Von 18 Startern wurde nur einer im Gate wegen zu hoher Pulswerte herausgenommen.
Nach sehr genauer Streckenerklärung in der Vorbesprechung gingen wir gegen 23.30 Uhr ins Zelt. Leider wurde
noch bis 01.00 Uhr im Verpflegungsbereich Disco gemacht, was Reiter und Pferde lange wach hielt. Ab 01.30 kehrte
bis 04.30 Uhr Ruhe ein, dann standen die "120er" wieder auf...
Strahlender Sonnenschein und wolkenloser Himmel, um 06.00 Uhr bereits 21 Grad.
Um 08.00 Uhr mein erster "Massenstart" mit 18 Startern, die sich freiwillig in zwei Gruppen teilten.
Mein Versuch zwischen beiden Gruppen zu starten scheiterte kläglich, wir bretterten im Galopp wider Willen
los....
Nach 200 m wartete ich auf die zweite Gruppe, wir ritten dann zu acht und verritten uns gemeinsam erstmals nach
500 m. Der Umweg war ca. 1 km, der Veranstalter fuhr uns mit dem Auto hinterher um uns zu stoppen. Leider sollte
das nicht das einzige Mal bleiben, dass Markierungen "versteckt" angebracht waren, insgesamt verritten
wir uns 4 mal. Die Gruppe zog sich nicht - wie erhofft - auseinander, denn immer wenn sich jemand im gleichmäßigen
Trab absetzte, galoppierten (leider immer dieselben) nach und überholten unkontrolliert, so dass keine Ruhe
hineinkam.
Das erste Gate war nach 20 km, mittlerweile waren es 28 Grad im Schatten. Durch unterschiedliche Pulswerte und
Pause zog sich die Gruppe endlich auseinander, die zweite Runde war daher viel schöner zu reiten. Jetzt verritten
wir uns nur noch 2 mal kurz und endlich konnte ich auch was von der Landschaft sehen: flach, viele Wiesenwege,
kaum Asphalt oder harter Boden. Leider 3 Straßenüberquerungen, die uneinsichtig und nicht durch Posten
gesichert waren - zum Glück ist nichts passiert (weil Trosser sich als Verkehrsregler betätigten).
Als wir nach den 40 km im Schritt zurück auf den Hof kamen wurden wir angefeuert: jetzt laßt uns ein
richtiges Finish sehen!
Die Siegerehrung fand abends um 20.00 Uhr "bitte ordentlich und sauber" mit Pferd statt. Ohne Teilnahme
an der Siegerehrung gab es keine Checkkarte, sie wird dann auch nicht zugeschickt.

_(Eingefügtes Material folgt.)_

#ifndef DL3_WS2_XPRE_TN
#define DL3_WS2_XPRE_TN 4
#endif
template <int KQ, int TN, int NW, bool BWD = false, bool TWO = false, bool ADD = false, bool FLAT = false>
__global__ __launch_bounds__(64 * NW) void pw_ws2_kernel(GemmArgs P) {
  static_assert(BWD || (!TWO && !ADD), "two-tensor operand / residual addend: bwd-data only");
  static_assert(!FLAT || (!BWD && TN == 1), "packed narrow output: forward, one column block");
  constexpr bool XPRE = BWD && !TWO && TN <= DL3_WS2_XPRE_TN;
  constexpr int KH = 4 * KQ, K = 8 * KQ, NP = 32 * TN;
  __shared__ __attribute__((aligned(16))) float Ws[K * NP];
  __shared__ __attribute__((aligned(16))) float cf[(TWO ? 3 : 2) * K];
  __shared__ __attribute__((aligned(16))) float bs[BWD ? 4 * NP : NP];
  __shared__ __attribute__((aligned(16))) float Cs[NW * 1024];
  static_assert(sizeof(float) * (K * NP + 3 * K + 4 * NP + NW * 1024) <= 160 * 1024, "gfx950: 160 KB of LDS per CU");
  const int tid = threadIdx.x, lane = tid & 63;
  const int wave = __builtin_amdgcn_readfirstlane(tid >> 6);
  const int l31 = lane & 31, lhi = lane >> 5;
  const int nwg = gridDim.x * gridDim.y, b = blockIdx.y * gridDim.x + blockIdx.x;
  const int xq = nwg >> 3, xr = nwg & 7, xcd = b & 7;
  const int lid = (xcd < xr ? xcd * (xq + 1) : xr * (xq + 1) + (xcd - xr) * xq) + (b >> 3);
  const int ct = lid % gridDim.x, rg = lid / gridDim.x, nrg = gridDim.y;
  const int n0 = ct * NP;
  const bool xform = (P.ka != nullptr);

  for (int i = tid; i < K * NP; i += 64 * NW) {
    const int k = i / NP, n = n0 + i % NP;
    Ws[i] = n < P.N ? P.b[(size_t)k * P.ldb + n] : 0.f;
  }
  for (int i = tid; i < K; i += 64 * NW) {
    cf[i] = xform ? P.ka[i] : 1.f;
    cf[K + i] = xform ? P.kc[i] : 0.f;
    if constexpr (TWO) cf[2 * K + i] = P.kb[i];
  }
  for (int i = tid; i < NP; i += 64 * NW) {
    const int col = min(n0 + i, P.N - 1);
    if constexpr (BWD) {
      bs[i] = P.ep_scale ? P.ep_scale[col] : 1.f;
      bs[NP + i] = P.ep_scale ? P.ep_shift[col] : 0.f;
      bs[2 * NP + i] = P.stat_mode == 2 ? P.ep_mean[col] : 0.f;
      bs[3 * NP + i] = P.stat_mode == 2 ? P.ep_invstd[col] : 0.f;
    } else {
      bs[i] = (P.bias && n0 + i < P.N) ? P.bias[n0 + i] : 0.f;
    }
  }
  float st1[TN], st2[TN];
#pragma unroll
  for (int j = 0; j < TN; j++) st1[j] = st2[j] = 0.f;
  f32x4 q1[BWD ? TN : 1], q2[BWD ? TN : 1];
  if constexpr (BWD) {
#pragma unroll
    for (int j = 0; j < TN; j++) q1[j] = q2[j] = splat4(0.f);
  }
  __syncthreads();

  const int nfull = P.M >> 5;
  const int gw = rg * NW + wave, GW = nrg * NW;
  float *const cw = Cs + wave * 1024;
  const float *const wfrag = Ws + KH * lhi * NP + l31;
  const float *const cfs = cf + KH * lhi, *const cft = cf + K + KH * lhi;
  const int c4 = (lane & 7) * 4, r0 = lane >> 3;
  const int ncol = min(NP, P.N - n0);
  const int jl = (ncol - 1) >> 5;
  const int c4l = FLAT ? 0 : c4 % (ncol - 32 * jl);

  constexpr int NCH = BWD ? KQ / 2 : 4;
  static_assert(NCH % 2 == 0, "an even number of chunks per tile");
  constexpr int SQ = KQ / NCH;
  static_assert(KQ % NCH == 0, "the reduction must split into an even number of equal chunks");
  f32x4 nx[2][SQ], ny[2][TWO ? SQ : 1];
  auto req = [&](int t, int c, int sl) __attribute__((always_inline)) {
    const int row = min(t * 32 + l31, P.M - 1);
    const float *p = P.a + (size_t)row * P.lda + KH * lhi + 4 * SQ * c;
#pragma unroll
    for (int j = 0; j < SQ; j++) nx[sl][j] = ld4(p + 4 * j);
    if constexpr (TWO) {
      const float *p2 = P.a2 + (size_t)row * P.lda2 + KH * lhi + 4 * SQ * c;
#pragma unroll
      for (int j = 0; j < SQ; j++) ny[sl][j] = ld4(p2 + 4 * j);
    }
  };
  auto mfma_tile = [&](f32x16 (&acc)[TN], int t, int tn) __attribute__((always_inline)) {
    float bf[2][TN];
#pragma unroll
    for (int j = 0; j < TN; j++) bf[0][j] = wfrag[j * 32];
#pragma unroll
    for (int c = 0; c < NCH; c++) {
#pragma unroll
      for (int q = 0; q < SQ; q++) {
        const int kq = SQ * c + q;
        f32x4 v;
        if constexpr (TWO) {
          v = ld4(cfs + 4 * kq) * nx[c & 1][q] + ld4(cft + 4 * kq);
          v += ld4(cf + 2 * K + KH * lhi + 4 * kq) * ny[c & 1][q];
        } else if constexpr (BWD) {
          v = nx[c & 1][q];
        } else {
          v = dl3_act4(ld4(cfs + 4 * kq) * nx[c & 1][q] + ld4(cft + 4 * kq), P.a_act);
        }
#pragma unroll
        for (int e = 0; e < 4; e++) {
          const int ks = 4 * kq + e, cur = ks & 1;
          if (ks + 1 < KH) {
#pragma unroll
            for (int j = 0; j < TN; j++) bf[cur ^ 1][j] = wfrag[(ks + 1) * NP + j * 32];
          }
#pragma unroll
          for (int j = 0; j < TN; j++) acc[j] = __builtin_amdgcn_mfma_f32_32x32x2f32(v[e], bf[cur][j], acc[j], 0, 0, 0);
          __builtin_amdgcn_sched_group_barrier(0x100, TN, 0);
          __builtin_amdgcn_sched_group_barrier(0x008, TN, 0);
        }
      }
      __builtin_amdgcn_sched_barrier(0);
      if (c + 2 < NCH) req(t, c + 2, c & 1);
      else req(tn, c + 2 - NCH, c & 1);
      __builtin_amdgcn_sched_barrier(0);
    }
  };

  if (gw < nfull) {
    req(gw, 0, 0);
    req(gw, 1, 1);
  }
  __builtin_amdgcn_s_waitcnt(0x0F70);
  for (int t = gw; t < nfull; t += GW) {
    f32x16 acc[TN];
#pragma unroll
    for (int j = 0; j < TN; j++)
#pragma unroll
      for (int r = 0; r < 16; r++) acc[j][r] = 0.f;
    f32x4 xq[BWD ? 2 : 1][BWD ? 4 : 1], aq[BWD ? 2 : 1][ADD ? 4 : 1];
    if constexpr (XPRE) {
      int le = lane, c4le = c4l;
      asm volatile("" : "+v"(le), "+v"(c4le));
      const int c4 = (le & 7) * 4, r0 = le >> 3, c4l = c4le;
      const float *const xp0 = P.ep_x + (size_t)(t * 32 + r0) * P.ld_epx + n0;
      const float *const ap0 = ADD ? P.ep_add + (size_t)(t * 32 + r0) * P.ld_add + n0 : nullptr;
#pragma unroll
      for (int jj = 0; jj < (TN < 2 ? TN : 2); jj++) {
        const int cc_ = jj < jl ? jj * 32 + c4 : jl * 32 + c4l;
#pragma unroll
        for (int p = 0; p < 4; p++) {
          xq[jj][p] = ld4(xp0 + (size_t)(8 * p) * P.ld_epx + cc_);
          if constexpr (ADD) aq[jj][p] = ld4(ap0 + (size_t)(8 * p) * P.ld_add + cc_);
        }
      }
    }
    mfma_tile(acc, t, t + GW < nfull ? t + GW : t);
    if constexpr (BWD) {
      int le = lane, c4le = c4l;
      asm volatile("" : "+v"(le), "+v"(c4le));
      const int c4 = (le & 7) * 4, r0 = le >> 3, l31 = le & 31, lhi = le >> 5, c4l = c4le;
      float *const cp = P.c + (size_t)(t * 32 + r0) * P.ldc + n0;
      const float *const xp = P.ep_x + (size_t)(t * 32 + r0) * P.ld_epx + n0;
      const float *const ap = ADD ? P.ep_add + (size_t)(t * 32 + r0) * P.ld_add + n0 : nullptr;
      if constexpr (!XPRE) {
#pragma unroll
        for (int p = 0; p < 4; p++) {
          xq[0][p] = ld4(xp + (size_t)(8 * p) * P.ld_epx + (0 == jl ? c4l : c4));
          if constexpr (ADD) aq[0][p] = ld4(ap + (size_t)(8 * p) * P.ld_add + (0 == jl ? c4l : c4));
        }
      }
#pragma unroll
      for (int j = 0; j < TN; j++) {
        if (j <= jl) {
          if (!XPRE && j + 1 <= jl) {
#pragma unroll
            for (int p = 0; p < 4; p++) {
              xq[(j + 1) & 1][p] = ld4(xp + (size_t)(8 * p) * P.ld_epx + (j + 1) * 32 + (j + 1 == jl ? c4l : c4));
              if constexpr (ADD) aq[(j + 1) & 1][p] = ld4(ap + (size_t)(8 * p) * P.ld_add + (j + 1) * 32 + (j + 1 == jl ? c4l : c4));
            }
          }
#pragma unroll
          for (int r = 0; r < 16; r++) cw[((r & 3) + 8 * (r >> 2) + 4 * lhi) * 32 + l31] = acc[j][r];
          __builtin_amdgcn_wave_barrier();
          const int cc = (j == jl) ? c4l : c4;
          const f32x4 es = ld4(bs + j * 32 + cc), et = ld4(bs + NP + j * 32 + cc);
          const f32x4 mu = ld4(bs + 2 * NP + j * 32 + cc), is = ld4(bs + 3 * NP + j * 32 + cc);
          const float own = (cc == c4) ? 1.f : 0.f;
#pragma unroll
          for (int p = 0; p < 4; p++) {
            const f32x4 x = xq[j & 1][p];
            f32x4 o = ld4(cw + (r0 + 8 * p) * 32 + cc) * dl3_mask4(es * x + et, P.ep_act);
            if constexpr (ADD) o += P.add_scale * aq[j & 1][p];
            st4_nt(cp + (size_t)(8 * p) * P.ldc + j * 32 + cc, o);
            q1[j] += own * o;
            q2[j] += own * (o * ((x - mu) * is));
          }
          if (XPRE && j + 2 <= jl) {
            __builtin_amdgcn_sched_barrier(0);
#pragma unroll
            for (int p = 0; p < 4; p++) {
              xq[j & 1][p] = ld4(xp + (size_t)(8 * p) * P.ld_epx + (j + 2) * 32 + (j + 2 == jl ? c4l : c4));
              if constexpr (ADD) aq[j & 1][p] = ld4(ap + (size_t)(8 * p) * P.ld_add + (j + 2) * 32 + (j + 2 == jl ? c4l : c4));
            }
          }
          __builtin_amdgcn_wave_barrier();
        }
      }
    } else if constexpr (FLAT) {
      const float bj = bs[l31];
      float *const cq = cw + 4 * lhi * P.N + l31;
#pragma unroll
      for (int r = 0; r < 16; r++) {
        const float v = acc[0][r] + bj;
        st1[0] += v;
        st2[0] += v * v;
        if (l31 < P.N) cq[((r & 3) + 8 * (r >> 2)) * P.N] = v;
      }
      __builtin_amdgcn_wave_barrier();
      float *const cp = P.c + (size_t)t * 32 * P.N;
#pragma unroll
      for (int p = 0; p < 4; p++) {
        const int piece = lane + 64 * p;
        if (piece < 8 * P.N) st4_nt(cp + 4 * piece, ld4(cw + 4 * piece));
      }
      __builtin_amdgcn_wave_barrier();
    } else {
    float *const cp = P.c + (size_t)(t * 32 + r0) * P.ldc + n0;
#pragma unroll
    for (int j = 0; j < TN; j++) {
      if (j <= jl) {
        const float bj = bs[j * 32 + l31];
#pragma unroll
        for (int r = 0; r < 16; r++) {
          const float v = acc[j][r] + bj;
          st1[j] += v;
          st2[j] += v * v;
          cw[((r & 3) + 8 * (r >> 2) + 4 * lhi) * 32 + l31] = v;
        }
        __builtin_amdgcn_wave_barrier();
        const int cc = (j == jl) ? c4l : c4;
        f32x4 o[4];
#pragma unroll
        for (int p = 0; p < 4; p++) o[p] = ld4(cw + (r0 + 8 * p) * 32 + cc);
#pragma unroll
        for (int p = 0; p < 4; p++) st4_nt(cp + (size_t)(8 * p) * P.ldc + j * 32 + cc, o[p]);
        __builtin_amdgcn_wave_barrier();
      }
    }
    }
  }
  if ((P.M & 31) != 0 && gw == nfull % GW) {
    f32x16 acc[TN];
#pragma unroll
    for (int j = 0; j < TN; j++)
#pragma unroll
      for (int r = 0; r < 16; r++) acc[j][r] = 0.f;
    __builtin_amdgcn_s_waitcnt(0x0F70);
    req(nfull, 0, 0);
    req(nfull, 1, 1);
    mfma_tile(acc, nfull, nfull);
    const int m0 = nfull * 32;
#pragma unroll
    for (int j = 0; j < TN; j++) {
      const int col = n0 + j * 32 + l31;
      const float bj = BWD ? 0.f : bs[j * 32 + l31];
#pragma unroll
      for (int r = 0; r < 16; r++) {
        const int row = m0 + (r & 3) + 8 * (r >> 2) + 4 * lhi;
        float v = acc[j][r] + bj;
        if (row < P.M && col < P.N) {
          if constexpr (BWD) {
            const float x = P.ep_x[(size_t)row * P.ld_epx + col];
            v *= dl3_act_mask(bs[j * 32 + l31] * x + bs[NP + j * 32 + l31], P.ep_act);
            if constexpr (ADD) v += P.add_scale * P.ep_add[(size_t)row * P.ld_add + col];
            st1[j] += v;
            st2[j] += v * ((x - bs[2 * NP + j * 32 + l31]) * bs[3 * NP + j * 32 + l31]);
          } else {
            st1[j] += v;
            st2[j] += v * v;
          }
          P.c[(size_t)row * P.ldc + col] = v;
        }
      }
    }
  }

  if (P.stat_mode != 0) {
    __syncthreads();
    float *sred = Cs;
    if constexpr (BWD) {
#pragma unroll
      for (int j = 0; j < TN; j++) {
#pragma unroll
        for (int o = 8; o <= 32; o <<= 1) {
#pragma unroll
          for (int e = 0; e < 4; e++) {
            q1[j][e] += __shfl_xor(q1[j][e], o, 64);
            q2[j][e] += __shfl_xor(q2[j][e], o, 64);
          }
        }
        if (lane < 8) {
#pragma unroll
          for (int e = 0; e < 4; e++) {
            sred[(wave * NP + j * 32 + c4 + e) * 2 + 0] = q1[j][e];
            sred[(wave * NP + j * 32 + c4 + e) * 2 + 1] = q2[j][e];
          }
        }
      }
      __builtin_amdgcn_wave_barrier();
    }
#pragma unroll
    for (int j = 0; j < TN; j++) {
      const float a1 = st1[j] + __shfl_xor(st1[j], 32, 64), a2 = st2[j] + __shfl_xor(st2[j], 32, 64);
      if (lhi == 0) {
        sred[(wave * NP + j * 32 + l31) * 2 + 0] = (BWD ? sred[(wave * NP + j * 32 + l31) * 2 + 0] : 0.f) + a1;
        sred[(wave * NP + j * 32 + l31) * 2 + 1] = (BWD ? sred[(wave * NP + j * 32 + l31) * 2 + 1] : 0.f) + a2;
      }
    }
    __syncthreads();
    for (int cl = tid; cl < NP; cl += 64 * NW) {
      const int col = n0 + cl;
      if (col < P.N) {
        float a1 = 0.f, a2 = 0.f;
#pragma unroll
        for (int w = 0; w < NW; w++) {
          a1 += sred[(w * NP + cl) * 2 + 0];
          a2 += sred[(w * NP + cl) * 2 + 1];
        }
        P.part[((size_t)rg * P.N + col) * 2 + 0] = a1;
        P.part[((size_t)rg * P.N + col) * 2 + 1] = a2;
        for (int r = rg + nrg; r < P.part_rows; r += nrg) {
          P.part[((size_t)r * P.N + col) * 2 + 0] = 0.f;
          P.part[((size_t)r * P.N + col) * 2 + 1] = 0.f;
        }
      }
    }
  }
}

template <int TN, int NW>
__global__ __launch_bounds__(64 * NW) void pw_narrowk_kernel(GemmArgs P) {
  constexpr int NP = 32 * TN;
  __shared__ __attribute__((aligned(16))) float Bs[32 * NP];
  __shared__ __attribute__((aligned(16))) float As[NW * 1024];
  __shared__ __attribute__((aligned(16))) float Cs[NW * 1024];
  static_assert(sizeof(float) * (32 * NP + 2 * NW * 1024) <= 160 * 1024, "gfx950: 160 KB of LDS per CU");
  const int tid = threadIdx.x, lane = tid & 63;
  const int wave = __builtin_amdgcn_readfirstlane(tid >> 6);
  const int l31 = lane & 31, lhi = lane >> 5;
  const int n0 = blockIdx.y * NP;
  for (int i = tid; i < 32 * NP; i += 64 * NW) {
    const int k = i / NP, n = n0 + i % NP;
    Bs[i] = (k < P.K && n < P.N) ? P.b[(size_t)k * P.ldb + n] : 0.f;
  }
  __syncthreads();
  const int KS = (P.K + 1) >> 1;
  const int npc = 8 * P.K;
  const int nfull = P.M >> 5;
  const int gw = blockIdx.x * NW + wave, GW = gridDim.x * NW;
  float *const as = As + wave * 1024, *const cw = Cs + wave * 1024;
  const int c4 = (lane & 7) * 4, r0 = lane >> 3;
  f32x4 f[4];
  auto req = [&](int t) __attribute__((always_inline)) {
    const float *p = P.a + (size_t)t * 32 * P.K;
#pragma unroll
    for (int q = 0; q < 4; q++)
      if (lane + 64 * q < npc) f[q] = ld4(p + 4 * (lane + 64 * q));
  };
  auto products = [&](f32x16 (&acc)[TN]) __attribute__((always_inline)) {
#pragma unroll
    for (int j = 0; j < TN; j++)
#pragma unroll
      for (int r = 0; r < 16; r++) acc[j][r] = 0.f;
    const float *ap = as + l31 * P.K + lhi * KS;
    const float *bp = Bs + lhi * KS * NP + l31;
    for (int s = 0; s < KS; s++) {
      const float a = (lhi * KS + s < P.K) ? ap[s] : 0.f;
#pragma unroll
      for (int j = 0; j < TN; j++) acc[j] = __builtin_amdgcn_mfma_f32_32x32x2f32(a, bp[s * NP + j * 32], acc[j], 0, 0, 0);
    }
  };
  if (gw < nfull) req(gw);
  for (int t = gw; t < nfull; t += GW) {
#pragma unroll
    for (int q = 0; q < 4; q++)
      if (lane + 64 * q < npc) st4(as + 4 * (lane + 64 * q), f[q]);
    __builtin_amdgcn_wave_barrier();
    req(t + GW < nfull ? t + GW : t);
    f32x16 acc[TN];
    products(acc);
    float *const cp = P.c + (size_t)(t * 32 + r0) * P.ldc + n0 + c4;
#pragma unroll
    for (int j = 0; j < TN; j++) {
      if (n0 + j * 32 < P.N) {
#pragma unroll
        for (int r = 0; r < 16; r++) cw[((r & 3) + 8 * (r >> 2) + 4 * lhi) * 32 + l31] = acc[j][r];
        __builtin_amdgcn_wave_barrier();
        f32x4 o[4];
#pragma unroll
        for (int p = 0; p < 4; p++) o[p] = ld4(cw + (r0 + 8 * p) * 32 + c4);
#pragma unroll
        for (int p = 0; p < 4; p++) st4_nt(cp + (size_t)(8 * p) * P.ldc + j * 32, o[p]);
        __builtin_amdgcn_wave_barrier();
      }
    }
  }
  if ((P.M & 31) != 0 && gw == nfull % GW) {
    const int m0 = nfull * 32;
    const size_t total = (size_t)P.M * P.K;
    for (int i = lane; i < 32 * P.K; i += 64) {
      const size_t e = (size_t)m0 * P.K + i;
      as[i] = e < total ? P.a[e] : 0.f;
    }
    __builtin_amdgcn_wave_barrier();
    f32x16 acc[TN];
    products(acc);
#pragma unroll
    for (int j = 0; j < TN; j++) {
      const int col = n0 + j * 32 + l31;
#pragma unroll
      for (int r = 0; r < 16; r++) {
        const int row = m0 + (r & 3) + 8 * (r >> 2) + 4 * lhi;
        if (row < P.M && col < P.N) P.c[(size_t)row * P.ldc + col] = acc[j][r];
      }
    }
  }
}
}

Insgesamt bemühten sich die Veranstalter um genaueste Einhaltung der Regeln, leider gab es aber Mängel
in der Strecken-Markierung und Sicherung. Ob man von Reitern lautstark ein "Finish" fordern muß,
bleibt jedem selbst überlassen, auch eine Siegerehrung mit Pferd ist Geschmacksache.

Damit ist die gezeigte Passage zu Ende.